TASK INPUTS
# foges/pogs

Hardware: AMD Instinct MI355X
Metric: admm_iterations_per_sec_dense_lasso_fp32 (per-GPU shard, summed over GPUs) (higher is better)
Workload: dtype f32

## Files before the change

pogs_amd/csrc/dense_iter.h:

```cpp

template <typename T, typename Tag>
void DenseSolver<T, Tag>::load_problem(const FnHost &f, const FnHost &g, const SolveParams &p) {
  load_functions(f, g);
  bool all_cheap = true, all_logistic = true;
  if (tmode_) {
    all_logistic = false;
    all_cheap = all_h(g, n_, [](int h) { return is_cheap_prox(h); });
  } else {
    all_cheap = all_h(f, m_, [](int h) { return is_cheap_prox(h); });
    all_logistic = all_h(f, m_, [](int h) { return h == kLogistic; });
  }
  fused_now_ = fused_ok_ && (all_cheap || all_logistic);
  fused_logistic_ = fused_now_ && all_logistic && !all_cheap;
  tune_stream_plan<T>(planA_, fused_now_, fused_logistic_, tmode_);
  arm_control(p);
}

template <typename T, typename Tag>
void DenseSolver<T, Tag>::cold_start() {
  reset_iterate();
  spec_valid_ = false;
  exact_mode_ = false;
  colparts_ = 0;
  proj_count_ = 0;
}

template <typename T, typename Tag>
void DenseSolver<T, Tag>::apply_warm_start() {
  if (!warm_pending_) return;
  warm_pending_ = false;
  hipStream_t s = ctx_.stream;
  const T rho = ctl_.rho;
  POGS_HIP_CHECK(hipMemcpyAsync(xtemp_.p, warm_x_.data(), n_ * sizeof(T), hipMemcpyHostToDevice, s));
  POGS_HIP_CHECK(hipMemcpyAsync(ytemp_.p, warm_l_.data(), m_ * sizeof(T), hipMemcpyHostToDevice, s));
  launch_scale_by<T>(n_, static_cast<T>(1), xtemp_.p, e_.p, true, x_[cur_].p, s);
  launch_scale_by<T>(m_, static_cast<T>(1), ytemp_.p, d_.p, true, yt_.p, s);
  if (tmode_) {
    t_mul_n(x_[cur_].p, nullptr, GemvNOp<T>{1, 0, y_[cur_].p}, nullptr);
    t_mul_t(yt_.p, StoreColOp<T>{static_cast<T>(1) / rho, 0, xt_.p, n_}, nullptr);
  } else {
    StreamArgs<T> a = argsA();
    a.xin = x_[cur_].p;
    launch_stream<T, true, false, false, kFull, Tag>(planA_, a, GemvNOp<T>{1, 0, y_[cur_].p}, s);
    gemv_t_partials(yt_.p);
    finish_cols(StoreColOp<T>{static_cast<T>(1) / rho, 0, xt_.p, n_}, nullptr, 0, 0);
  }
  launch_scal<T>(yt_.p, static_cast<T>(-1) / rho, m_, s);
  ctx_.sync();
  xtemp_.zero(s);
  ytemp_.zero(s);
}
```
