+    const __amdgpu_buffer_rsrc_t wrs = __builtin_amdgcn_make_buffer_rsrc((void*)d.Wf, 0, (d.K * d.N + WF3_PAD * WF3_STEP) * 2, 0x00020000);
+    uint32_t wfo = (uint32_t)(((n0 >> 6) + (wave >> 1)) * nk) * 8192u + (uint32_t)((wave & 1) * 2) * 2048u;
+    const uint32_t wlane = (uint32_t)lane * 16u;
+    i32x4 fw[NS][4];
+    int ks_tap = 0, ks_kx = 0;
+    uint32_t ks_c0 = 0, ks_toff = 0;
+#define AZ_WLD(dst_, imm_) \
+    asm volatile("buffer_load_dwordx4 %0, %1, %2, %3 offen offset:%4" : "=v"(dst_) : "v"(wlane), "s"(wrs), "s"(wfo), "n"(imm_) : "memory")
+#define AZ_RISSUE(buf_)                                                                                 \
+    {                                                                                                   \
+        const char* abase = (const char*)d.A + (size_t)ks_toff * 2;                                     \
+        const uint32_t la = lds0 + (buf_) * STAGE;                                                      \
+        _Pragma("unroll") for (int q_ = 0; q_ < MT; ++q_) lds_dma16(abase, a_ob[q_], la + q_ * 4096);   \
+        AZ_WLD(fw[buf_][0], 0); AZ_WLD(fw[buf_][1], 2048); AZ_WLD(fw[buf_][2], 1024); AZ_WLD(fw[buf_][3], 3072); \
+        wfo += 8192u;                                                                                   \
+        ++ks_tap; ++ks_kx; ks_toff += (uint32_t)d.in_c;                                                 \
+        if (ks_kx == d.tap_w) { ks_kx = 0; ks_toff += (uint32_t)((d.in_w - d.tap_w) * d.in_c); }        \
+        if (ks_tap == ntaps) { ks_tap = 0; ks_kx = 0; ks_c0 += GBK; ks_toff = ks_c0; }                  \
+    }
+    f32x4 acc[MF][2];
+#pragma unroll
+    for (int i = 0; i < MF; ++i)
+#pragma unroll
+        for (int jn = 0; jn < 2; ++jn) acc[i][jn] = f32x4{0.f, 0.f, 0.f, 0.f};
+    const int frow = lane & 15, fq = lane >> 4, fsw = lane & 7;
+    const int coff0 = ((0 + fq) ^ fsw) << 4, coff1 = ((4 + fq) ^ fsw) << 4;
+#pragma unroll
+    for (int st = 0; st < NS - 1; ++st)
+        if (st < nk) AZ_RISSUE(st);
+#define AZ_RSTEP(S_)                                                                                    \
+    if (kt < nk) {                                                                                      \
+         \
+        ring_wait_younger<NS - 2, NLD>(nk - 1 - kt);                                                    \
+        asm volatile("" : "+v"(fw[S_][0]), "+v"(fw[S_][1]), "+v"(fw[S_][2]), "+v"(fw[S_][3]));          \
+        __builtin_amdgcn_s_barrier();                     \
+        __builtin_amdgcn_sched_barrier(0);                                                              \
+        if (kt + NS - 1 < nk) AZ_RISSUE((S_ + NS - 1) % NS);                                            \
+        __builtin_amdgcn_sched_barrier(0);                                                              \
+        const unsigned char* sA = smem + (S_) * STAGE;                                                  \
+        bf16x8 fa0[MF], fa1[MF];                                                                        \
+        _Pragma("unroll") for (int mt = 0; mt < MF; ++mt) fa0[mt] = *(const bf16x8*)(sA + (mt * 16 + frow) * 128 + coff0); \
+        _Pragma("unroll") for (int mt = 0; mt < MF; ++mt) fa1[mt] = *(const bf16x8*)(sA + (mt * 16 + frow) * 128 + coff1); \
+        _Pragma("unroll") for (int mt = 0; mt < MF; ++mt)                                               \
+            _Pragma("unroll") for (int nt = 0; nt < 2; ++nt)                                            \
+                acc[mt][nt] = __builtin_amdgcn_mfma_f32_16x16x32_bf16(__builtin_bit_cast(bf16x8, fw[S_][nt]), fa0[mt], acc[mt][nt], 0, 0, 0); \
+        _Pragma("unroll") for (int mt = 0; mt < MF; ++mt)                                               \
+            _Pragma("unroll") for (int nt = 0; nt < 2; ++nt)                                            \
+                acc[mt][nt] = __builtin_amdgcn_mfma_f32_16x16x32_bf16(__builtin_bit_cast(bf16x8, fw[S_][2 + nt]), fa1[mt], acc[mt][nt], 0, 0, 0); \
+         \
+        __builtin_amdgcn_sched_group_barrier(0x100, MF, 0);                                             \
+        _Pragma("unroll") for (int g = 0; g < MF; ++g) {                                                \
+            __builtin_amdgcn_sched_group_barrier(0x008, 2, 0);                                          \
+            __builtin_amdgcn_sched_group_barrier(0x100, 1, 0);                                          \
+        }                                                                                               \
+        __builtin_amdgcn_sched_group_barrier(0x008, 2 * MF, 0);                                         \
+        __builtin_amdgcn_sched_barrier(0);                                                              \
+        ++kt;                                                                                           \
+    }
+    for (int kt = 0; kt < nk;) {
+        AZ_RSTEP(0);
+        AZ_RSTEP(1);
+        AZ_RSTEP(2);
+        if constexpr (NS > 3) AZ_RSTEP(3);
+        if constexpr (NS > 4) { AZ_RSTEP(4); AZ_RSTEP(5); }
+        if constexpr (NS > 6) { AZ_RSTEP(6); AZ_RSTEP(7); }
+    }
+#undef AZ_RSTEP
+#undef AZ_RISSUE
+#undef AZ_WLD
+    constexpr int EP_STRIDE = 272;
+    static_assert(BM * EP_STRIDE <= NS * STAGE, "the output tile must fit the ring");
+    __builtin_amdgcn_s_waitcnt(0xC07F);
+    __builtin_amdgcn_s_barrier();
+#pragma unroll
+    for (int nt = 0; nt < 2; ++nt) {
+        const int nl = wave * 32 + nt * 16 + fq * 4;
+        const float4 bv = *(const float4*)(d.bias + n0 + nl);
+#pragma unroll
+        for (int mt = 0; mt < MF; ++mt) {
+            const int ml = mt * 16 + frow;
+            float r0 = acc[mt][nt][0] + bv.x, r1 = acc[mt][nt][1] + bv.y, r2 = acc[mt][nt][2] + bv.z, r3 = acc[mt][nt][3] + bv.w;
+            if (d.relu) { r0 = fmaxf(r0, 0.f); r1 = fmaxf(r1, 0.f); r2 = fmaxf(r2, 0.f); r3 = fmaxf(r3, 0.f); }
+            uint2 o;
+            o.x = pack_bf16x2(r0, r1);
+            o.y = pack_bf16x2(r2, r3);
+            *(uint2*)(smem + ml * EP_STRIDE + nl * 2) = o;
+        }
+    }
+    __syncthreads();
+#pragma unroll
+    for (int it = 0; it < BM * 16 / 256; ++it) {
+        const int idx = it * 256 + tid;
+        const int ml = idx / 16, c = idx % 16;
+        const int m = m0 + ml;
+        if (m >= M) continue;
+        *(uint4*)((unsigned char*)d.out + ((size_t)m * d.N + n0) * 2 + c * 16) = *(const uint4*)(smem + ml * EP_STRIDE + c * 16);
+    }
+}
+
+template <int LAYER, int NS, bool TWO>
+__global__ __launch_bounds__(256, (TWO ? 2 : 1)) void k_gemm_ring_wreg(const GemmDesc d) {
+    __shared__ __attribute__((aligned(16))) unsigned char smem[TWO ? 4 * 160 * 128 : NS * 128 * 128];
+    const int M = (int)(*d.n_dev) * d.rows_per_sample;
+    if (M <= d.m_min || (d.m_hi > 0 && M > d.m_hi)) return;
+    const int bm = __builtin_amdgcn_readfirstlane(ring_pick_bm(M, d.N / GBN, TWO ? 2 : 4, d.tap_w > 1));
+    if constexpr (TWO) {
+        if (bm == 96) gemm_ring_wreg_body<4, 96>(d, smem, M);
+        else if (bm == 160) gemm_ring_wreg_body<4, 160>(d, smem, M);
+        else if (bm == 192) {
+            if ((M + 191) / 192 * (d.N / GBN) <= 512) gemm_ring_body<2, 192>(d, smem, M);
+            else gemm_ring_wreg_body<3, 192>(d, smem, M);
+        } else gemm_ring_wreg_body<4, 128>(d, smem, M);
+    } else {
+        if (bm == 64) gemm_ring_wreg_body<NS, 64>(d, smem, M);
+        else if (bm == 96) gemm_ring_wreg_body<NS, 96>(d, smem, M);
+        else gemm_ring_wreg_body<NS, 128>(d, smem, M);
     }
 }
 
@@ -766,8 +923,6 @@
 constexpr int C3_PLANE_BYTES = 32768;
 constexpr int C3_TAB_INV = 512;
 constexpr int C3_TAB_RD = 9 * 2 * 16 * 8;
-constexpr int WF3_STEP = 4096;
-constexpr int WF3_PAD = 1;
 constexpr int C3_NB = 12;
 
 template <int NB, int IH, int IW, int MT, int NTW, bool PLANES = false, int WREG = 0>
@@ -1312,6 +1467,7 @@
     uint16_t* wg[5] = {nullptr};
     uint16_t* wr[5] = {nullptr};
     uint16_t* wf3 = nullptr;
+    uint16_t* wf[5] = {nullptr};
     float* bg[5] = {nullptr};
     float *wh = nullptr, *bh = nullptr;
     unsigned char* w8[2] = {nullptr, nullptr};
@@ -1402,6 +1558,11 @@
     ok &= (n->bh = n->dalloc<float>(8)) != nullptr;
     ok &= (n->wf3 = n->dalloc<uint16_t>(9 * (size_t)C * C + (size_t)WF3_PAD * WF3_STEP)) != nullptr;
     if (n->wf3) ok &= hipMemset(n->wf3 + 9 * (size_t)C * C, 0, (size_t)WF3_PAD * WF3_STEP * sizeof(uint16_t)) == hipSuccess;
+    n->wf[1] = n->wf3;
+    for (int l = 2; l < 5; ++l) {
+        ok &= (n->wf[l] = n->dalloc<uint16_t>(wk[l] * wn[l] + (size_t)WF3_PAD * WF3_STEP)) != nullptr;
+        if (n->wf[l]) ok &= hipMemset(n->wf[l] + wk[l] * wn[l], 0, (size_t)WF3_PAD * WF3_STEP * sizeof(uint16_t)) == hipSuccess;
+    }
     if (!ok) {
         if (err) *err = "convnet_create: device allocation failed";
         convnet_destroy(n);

...

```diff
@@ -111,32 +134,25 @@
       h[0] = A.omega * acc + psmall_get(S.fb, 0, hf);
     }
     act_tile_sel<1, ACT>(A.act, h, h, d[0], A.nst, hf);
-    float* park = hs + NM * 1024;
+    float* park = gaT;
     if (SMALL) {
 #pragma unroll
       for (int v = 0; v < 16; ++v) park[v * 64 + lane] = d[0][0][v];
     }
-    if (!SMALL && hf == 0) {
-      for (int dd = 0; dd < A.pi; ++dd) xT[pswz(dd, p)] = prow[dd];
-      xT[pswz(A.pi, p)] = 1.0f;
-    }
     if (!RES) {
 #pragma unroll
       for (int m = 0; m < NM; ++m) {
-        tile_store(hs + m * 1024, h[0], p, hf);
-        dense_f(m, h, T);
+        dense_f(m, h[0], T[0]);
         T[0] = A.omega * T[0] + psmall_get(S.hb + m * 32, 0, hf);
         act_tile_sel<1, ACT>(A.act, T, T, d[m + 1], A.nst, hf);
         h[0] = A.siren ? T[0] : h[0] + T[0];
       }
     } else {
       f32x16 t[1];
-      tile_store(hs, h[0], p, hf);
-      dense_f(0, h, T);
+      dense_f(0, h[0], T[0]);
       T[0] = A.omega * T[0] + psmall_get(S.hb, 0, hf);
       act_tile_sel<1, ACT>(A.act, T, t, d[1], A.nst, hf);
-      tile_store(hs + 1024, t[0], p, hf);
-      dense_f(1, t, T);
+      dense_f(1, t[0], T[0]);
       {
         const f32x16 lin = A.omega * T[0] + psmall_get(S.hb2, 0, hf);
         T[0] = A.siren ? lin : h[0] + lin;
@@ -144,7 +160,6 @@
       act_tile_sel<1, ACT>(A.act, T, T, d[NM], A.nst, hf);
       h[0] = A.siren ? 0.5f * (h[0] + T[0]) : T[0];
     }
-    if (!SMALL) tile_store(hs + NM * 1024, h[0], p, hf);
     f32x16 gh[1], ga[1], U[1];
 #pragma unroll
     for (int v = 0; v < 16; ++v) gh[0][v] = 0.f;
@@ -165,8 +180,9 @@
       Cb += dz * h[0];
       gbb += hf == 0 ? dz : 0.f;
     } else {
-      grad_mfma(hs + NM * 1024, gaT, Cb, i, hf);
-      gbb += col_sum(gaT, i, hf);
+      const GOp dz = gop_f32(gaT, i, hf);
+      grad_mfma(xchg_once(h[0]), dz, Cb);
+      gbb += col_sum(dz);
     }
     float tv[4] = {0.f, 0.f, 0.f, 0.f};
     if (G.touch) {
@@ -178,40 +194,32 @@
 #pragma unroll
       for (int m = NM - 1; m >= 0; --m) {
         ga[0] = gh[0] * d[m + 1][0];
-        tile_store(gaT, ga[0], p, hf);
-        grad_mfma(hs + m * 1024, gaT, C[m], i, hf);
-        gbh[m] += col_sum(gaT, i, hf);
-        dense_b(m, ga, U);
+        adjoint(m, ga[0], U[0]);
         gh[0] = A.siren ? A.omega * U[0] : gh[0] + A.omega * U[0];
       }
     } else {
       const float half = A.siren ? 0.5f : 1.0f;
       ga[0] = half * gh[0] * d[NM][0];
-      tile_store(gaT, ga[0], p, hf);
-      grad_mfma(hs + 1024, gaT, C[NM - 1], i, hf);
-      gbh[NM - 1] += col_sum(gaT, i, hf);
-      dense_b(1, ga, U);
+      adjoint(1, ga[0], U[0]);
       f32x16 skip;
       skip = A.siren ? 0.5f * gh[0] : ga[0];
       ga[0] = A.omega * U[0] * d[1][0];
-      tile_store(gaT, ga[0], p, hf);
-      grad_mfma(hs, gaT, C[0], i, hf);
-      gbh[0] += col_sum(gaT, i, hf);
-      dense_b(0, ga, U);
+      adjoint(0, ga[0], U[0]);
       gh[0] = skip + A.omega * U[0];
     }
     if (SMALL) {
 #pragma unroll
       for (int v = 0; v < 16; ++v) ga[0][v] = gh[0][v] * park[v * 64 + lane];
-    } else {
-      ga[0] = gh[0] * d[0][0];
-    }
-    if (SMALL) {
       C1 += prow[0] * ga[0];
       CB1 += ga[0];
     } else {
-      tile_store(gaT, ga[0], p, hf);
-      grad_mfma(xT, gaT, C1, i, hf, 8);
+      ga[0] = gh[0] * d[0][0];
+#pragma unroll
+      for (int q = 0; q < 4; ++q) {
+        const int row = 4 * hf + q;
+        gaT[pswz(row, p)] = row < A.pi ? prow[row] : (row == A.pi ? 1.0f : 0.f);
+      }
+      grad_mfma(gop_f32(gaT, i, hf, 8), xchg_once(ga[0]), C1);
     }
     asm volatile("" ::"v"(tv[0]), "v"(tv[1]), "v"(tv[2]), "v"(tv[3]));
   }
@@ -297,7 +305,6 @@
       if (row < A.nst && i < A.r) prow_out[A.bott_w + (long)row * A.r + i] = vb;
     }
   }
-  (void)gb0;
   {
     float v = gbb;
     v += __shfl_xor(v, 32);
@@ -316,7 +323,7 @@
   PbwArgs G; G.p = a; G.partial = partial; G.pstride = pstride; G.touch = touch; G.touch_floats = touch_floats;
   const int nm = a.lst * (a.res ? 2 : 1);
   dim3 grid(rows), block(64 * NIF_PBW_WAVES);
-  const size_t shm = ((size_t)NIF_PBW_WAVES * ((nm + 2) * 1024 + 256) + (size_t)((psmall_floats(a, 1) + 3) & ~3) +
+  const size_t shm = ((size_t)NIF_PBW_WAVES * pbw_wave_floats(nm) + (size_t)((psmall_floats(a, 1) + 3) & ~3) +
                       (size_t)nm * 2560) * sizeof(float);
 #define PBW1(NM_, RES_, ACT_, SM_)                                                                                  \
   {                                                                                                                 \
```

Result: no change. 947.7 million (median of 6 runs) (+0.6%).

THE TASK
For every line of the material that holds the word "undef", make a copy.

WORKED SOLUTION
+#undef AZ_RSTEP
+#undef AZ_RISSUE
+#undef AZ_WLD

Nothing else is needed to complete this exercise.